TASK DIRECTIONS = Tell how many lines in the data below contain "seed", using one number as the whole reply.

EXCERPTED DATA =
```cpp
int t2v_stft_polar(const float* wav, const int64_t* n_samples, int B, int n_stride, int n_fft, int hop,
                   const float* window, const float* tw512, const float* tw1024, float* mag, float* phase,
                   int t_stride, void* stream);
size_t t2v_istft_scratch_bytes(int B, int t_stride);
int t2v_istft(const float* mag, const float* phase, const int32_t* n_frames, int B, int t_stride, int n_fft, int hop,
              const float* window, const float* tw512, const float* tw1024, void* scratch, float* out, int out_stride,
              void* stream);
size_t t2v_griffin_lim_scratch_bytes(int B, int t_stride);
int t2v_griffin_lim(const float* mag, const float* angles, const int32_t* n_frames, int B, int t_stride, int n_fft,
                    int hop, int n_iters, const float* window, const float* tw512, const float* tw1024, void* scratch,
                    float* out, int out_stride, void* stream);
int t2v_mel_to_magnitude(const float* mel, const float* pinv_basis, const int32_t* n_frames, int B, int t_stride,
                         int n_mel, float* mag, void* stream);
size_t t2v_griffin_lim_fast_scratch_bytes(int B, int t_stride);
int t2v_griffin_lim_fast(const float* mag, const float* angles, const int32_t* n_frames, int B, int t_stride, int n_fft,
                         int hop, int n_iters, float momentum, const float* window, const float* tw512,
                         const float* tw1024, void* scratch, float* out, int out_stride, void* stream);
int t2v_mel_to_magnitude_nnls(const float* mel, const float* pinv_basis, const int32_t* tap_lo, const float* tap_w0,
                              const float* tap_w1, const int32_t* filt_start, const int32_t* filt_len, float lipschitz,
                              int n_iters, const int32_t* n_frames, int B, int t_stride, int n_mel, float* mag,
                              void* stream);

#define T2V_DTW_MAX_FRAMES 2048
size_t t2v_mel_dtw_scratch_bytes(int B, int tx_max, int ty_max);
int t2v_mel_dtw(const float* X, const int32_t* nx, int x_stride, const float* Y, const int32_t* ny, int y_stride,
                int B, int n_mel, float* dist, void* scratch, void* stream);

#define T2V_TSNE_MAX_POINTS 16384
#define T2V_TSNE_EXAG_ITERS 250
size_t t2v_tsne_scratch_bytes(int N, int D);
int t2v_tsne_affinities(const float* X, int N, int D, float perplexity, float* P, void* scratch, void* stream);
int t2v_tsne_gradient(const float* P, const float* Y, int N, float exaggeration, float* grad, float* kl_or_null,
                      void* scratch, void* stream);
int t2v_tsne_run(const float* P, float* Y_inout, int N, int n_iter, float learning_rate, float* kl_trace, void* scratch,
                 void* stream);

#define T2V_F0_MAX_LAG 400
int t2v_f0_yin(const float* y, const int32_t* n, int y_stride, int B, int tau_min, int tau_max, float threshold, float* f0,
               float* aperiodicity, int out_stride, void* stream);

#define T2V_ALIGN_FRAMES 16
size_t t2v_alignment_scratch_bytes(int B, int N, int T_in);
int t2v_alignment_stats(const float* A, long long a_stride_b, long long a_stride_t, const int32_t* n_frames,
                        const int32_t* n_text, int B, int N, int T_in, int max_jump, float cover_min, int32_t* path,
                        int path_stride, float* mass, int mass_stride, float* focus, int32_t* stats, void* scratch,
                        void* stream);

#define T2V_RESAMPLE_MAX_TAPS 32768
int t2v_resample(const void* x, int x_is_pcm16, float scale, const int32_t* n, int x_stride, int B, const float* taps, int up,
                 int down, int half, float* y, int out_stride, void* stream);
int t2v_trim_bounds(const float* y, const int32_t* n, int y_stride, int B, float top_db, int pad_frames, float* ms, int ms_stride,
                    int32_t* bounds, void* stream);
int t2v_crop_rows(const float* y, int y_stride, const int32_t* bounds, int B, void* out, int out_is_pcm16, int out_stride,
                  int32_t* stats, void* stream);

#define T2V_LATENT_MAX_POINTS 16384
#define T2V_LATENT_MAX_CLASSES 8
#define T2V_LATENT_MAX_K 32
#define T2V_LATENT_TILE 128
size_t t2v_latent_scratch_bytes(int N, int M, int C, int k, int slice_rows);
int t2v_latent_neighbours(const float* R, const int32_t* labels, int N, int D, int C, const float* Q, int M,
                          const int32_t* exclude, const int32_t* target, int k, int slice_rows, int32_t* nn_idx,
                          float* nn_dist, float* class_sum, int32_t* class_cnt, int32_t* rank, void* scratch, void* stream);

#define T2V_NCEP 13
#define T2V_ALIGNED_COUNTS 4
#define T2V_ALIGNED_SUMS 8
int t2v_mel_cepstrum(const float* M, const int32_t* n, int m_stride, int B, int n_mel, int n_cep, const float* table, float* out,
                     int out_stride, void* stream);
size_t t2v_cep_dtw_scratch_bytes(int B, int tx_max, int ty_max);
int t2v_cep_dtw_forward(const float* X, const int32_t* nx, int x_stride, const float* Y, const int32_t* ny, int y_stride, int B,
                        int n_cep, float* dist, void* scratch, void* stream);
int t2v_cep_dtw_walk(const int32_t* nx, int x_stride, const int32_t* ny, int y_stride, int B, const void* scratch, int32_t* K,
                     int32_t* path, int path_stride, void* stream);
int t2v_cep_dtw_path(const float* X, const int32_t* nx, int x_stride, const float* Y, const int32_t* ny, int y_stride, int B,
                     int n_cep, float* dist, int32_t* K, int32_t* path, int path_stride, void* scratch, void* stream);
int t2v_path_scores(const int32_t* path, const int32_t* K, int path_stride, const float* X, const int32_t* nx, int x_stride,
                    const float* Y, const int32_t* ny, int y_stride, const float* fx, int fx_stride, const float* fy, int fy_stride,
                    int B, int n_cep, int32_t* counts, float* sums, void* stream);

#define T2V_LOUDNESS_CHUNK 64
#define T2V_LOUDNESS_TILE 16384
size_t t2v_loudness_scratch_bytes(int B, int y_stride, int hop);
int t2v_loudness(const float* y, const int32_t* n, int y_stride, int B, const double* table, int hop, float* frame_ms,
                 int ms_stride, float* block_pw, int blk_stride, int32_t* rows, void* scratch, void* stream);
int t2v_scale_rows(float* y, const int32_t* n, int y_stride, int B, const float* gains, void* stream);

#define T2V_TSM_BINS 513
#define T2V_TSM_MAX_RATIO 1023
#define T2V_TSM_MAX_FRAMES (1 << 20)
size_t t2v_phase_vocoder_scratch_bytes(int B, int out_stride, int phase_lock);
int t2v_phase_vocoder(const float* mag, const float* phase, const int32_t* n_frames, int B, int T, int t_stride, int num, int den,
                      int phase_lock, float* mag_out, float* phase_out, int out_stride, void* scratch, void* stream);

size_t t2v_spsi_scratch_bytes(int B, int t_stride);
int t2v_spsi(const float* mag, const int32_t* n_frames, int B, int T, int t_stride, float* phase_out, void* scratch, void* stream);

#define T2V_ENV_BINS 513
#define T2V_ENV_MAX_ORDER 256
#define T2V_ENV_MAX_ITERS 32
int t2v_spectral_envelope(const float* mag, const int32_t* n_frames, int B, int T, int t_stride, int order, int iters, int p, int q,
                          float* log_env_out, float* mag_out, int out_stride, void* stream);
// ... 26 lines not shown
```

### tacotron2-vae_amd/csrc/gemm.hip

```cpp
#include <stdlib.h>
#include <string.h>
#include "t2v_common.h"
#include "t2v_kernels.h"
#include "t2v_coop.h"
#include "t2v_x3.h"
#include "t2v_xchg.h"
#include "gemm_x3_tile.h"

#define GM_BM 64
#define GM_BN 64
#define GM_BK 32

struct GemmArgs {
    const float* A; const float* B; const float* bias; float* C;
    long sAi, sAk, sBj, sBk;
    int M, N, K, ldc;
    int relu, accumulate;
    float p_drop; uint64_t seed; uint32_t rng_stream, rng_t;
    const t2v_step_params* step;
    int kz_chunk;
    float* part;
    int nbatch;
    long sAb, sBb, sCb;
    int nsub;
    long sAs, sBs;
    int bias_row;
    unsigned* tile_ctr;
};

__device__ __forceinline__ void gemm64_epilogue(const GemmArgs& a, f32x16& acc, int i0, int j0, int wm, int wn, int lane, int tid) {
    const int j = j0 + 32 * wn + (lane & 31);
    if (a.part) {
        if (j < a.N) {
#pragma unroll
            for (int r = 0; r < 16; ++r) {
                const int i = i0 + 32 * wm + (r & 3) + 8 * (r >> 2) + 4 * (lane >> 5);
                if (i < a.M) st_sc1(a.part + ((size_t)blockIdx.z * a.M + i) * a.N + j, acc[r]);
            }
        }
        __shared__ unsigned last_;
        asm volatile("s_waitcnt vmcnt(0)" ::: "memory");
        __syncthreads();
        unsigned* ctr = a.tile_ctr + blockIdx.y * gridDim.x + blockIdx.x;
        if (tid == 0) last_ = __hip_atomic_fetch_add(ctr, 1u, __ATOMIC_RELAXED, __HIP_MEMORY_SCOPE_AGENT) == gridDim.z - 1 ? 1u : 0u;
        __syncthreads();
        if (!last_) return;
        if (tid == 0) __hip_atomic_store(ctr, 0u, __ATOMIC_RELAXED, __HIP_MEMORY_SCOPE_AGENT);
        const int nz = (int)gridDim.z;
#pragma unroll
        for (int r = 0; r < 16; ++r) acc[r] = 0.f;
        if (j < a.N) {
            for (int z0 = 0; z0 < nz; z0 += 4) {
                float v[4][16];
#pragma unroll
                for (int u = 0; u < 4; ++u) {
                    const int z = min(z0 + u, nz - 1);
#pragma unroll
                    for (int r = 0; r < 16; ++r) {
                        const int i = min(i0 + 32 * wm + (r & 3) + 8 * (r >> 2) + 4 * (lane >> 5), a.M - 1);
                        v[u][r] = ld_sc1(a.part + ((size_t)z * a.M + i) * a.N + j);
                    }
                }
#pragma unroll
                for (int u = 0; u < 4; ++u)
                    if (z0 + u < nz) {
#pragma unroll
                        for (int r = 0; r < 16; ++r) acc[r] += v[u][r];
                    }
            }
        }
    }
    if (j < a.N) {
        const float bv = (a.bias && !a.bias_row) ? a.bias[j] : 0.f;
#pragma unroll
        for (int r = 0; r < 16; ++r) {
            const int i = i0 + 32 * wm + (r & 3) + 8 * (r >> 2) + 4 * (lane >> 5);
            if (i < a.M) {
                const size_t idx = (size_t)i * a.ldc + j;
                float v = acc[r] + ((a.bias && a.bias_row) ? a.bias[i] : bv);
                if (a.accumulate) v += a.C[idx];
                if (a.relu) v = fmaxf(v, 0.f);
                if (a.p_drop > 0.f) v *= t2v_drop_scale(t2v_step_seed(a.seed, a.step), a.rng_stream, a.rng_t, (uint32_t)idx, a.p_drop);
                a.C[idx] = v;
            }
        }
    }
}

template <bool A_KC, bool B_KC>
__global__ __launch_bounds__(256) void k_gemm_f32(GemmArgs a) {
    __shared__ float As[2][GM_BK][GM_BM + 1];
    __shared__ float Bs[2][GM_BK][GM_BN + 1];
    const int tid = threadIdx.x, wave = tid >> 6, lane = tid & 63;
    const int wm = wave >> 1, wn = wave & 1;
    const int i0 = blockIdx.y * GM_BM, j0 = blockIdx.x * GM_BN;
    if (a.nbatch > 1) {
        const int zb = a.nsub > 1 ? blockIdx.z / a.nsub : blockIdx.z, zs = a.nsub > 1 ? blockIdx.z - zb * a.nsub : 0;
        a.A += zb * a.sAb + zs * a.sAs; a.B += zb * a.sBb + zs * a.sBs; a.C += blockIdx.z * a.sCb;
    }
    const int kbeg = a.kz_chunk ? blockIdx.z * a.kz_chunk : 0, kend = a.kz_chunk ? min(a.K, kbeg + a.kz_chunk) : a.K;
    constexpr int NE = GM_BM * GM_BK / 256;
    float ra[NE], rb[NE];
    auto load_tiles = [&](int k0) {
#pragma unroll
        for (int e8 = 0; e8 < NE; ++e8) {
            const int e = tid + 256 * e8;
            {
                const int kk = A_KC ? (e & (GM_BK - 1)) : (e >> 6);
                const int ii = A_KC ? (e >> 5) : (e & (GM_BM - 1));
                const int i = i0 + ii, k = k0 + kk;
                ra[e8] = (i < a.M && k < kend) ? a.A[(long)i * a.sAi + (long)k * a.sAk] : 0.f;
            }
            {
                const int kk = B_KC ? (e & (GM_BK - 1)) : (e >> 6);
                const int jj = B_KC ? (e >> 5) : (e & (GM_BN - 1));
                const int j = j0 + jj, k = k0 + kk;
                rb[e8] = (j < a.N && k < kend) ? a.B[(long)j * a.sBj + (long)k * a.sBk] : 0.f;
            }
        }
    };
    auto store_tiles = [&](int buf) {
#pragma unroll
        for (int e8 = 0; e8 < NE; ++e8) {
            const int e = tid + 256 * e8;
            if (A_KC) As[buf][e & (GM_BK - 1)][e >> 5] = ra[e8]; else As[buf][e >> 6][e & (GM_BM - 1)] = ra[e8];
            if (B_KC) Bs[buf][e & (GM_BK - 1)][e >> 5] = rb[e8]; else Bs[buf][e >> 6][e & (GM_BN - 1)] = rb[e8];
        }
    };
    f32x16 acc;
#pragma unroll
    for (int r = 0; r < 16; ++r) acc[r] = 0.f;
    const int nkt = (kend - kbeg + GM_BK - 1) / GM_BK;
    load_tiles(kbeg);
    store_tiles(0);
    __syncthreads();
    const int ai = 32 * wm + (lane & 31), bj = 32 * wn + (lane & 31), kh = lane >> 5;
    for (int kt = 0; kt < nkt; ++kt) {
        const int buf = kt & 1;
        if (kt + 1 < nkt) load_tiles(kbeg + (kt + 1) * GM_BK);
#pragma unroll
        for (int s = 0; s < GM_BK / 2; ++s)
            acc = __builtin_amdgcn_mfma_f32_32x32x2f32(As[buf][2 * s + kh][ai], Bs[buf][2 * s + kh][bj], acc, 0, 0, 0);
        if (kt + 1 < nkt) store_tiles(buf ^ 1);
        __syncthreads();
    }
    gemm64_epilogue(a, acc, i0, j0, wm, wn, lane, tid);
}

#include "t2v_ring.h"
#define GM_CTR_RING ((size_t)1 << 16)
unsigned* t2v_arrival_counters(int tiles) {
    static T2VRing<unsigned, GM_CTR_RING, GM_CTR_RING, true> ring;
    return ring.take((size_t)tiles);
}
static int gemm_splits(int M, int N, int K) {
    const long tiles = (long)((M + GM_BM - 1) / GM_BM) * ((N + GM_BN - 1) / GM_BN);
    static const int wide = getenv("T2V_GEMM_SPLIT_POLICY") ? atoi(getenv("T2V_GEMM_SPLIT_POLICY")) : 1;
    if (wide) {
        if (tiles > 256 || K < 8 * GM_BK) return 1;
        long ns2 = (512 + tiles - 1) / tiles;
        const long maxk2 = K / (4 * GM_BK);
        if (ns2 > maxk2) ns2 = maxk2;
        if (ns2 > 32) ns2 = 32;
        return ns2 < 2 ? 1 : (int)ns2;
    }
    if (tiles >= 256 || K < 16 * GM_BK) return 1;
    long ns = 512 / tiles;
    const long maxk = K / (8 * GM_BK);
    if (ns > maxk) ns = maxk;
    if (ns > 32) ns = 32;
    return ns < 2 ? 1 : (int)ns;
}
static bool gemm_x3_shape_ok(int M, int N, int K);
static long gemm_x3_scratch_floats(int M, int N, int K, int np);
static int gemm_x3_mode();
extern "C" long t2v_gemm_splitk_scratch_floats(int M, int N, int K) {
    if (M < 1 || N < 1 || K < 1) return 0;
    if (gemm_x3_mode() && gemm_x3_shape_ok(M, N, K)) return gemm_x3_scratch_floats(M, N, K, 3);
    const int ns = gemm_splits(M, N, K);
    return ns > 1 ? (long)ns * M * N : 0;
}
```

WRITTEN SOLUTION = 2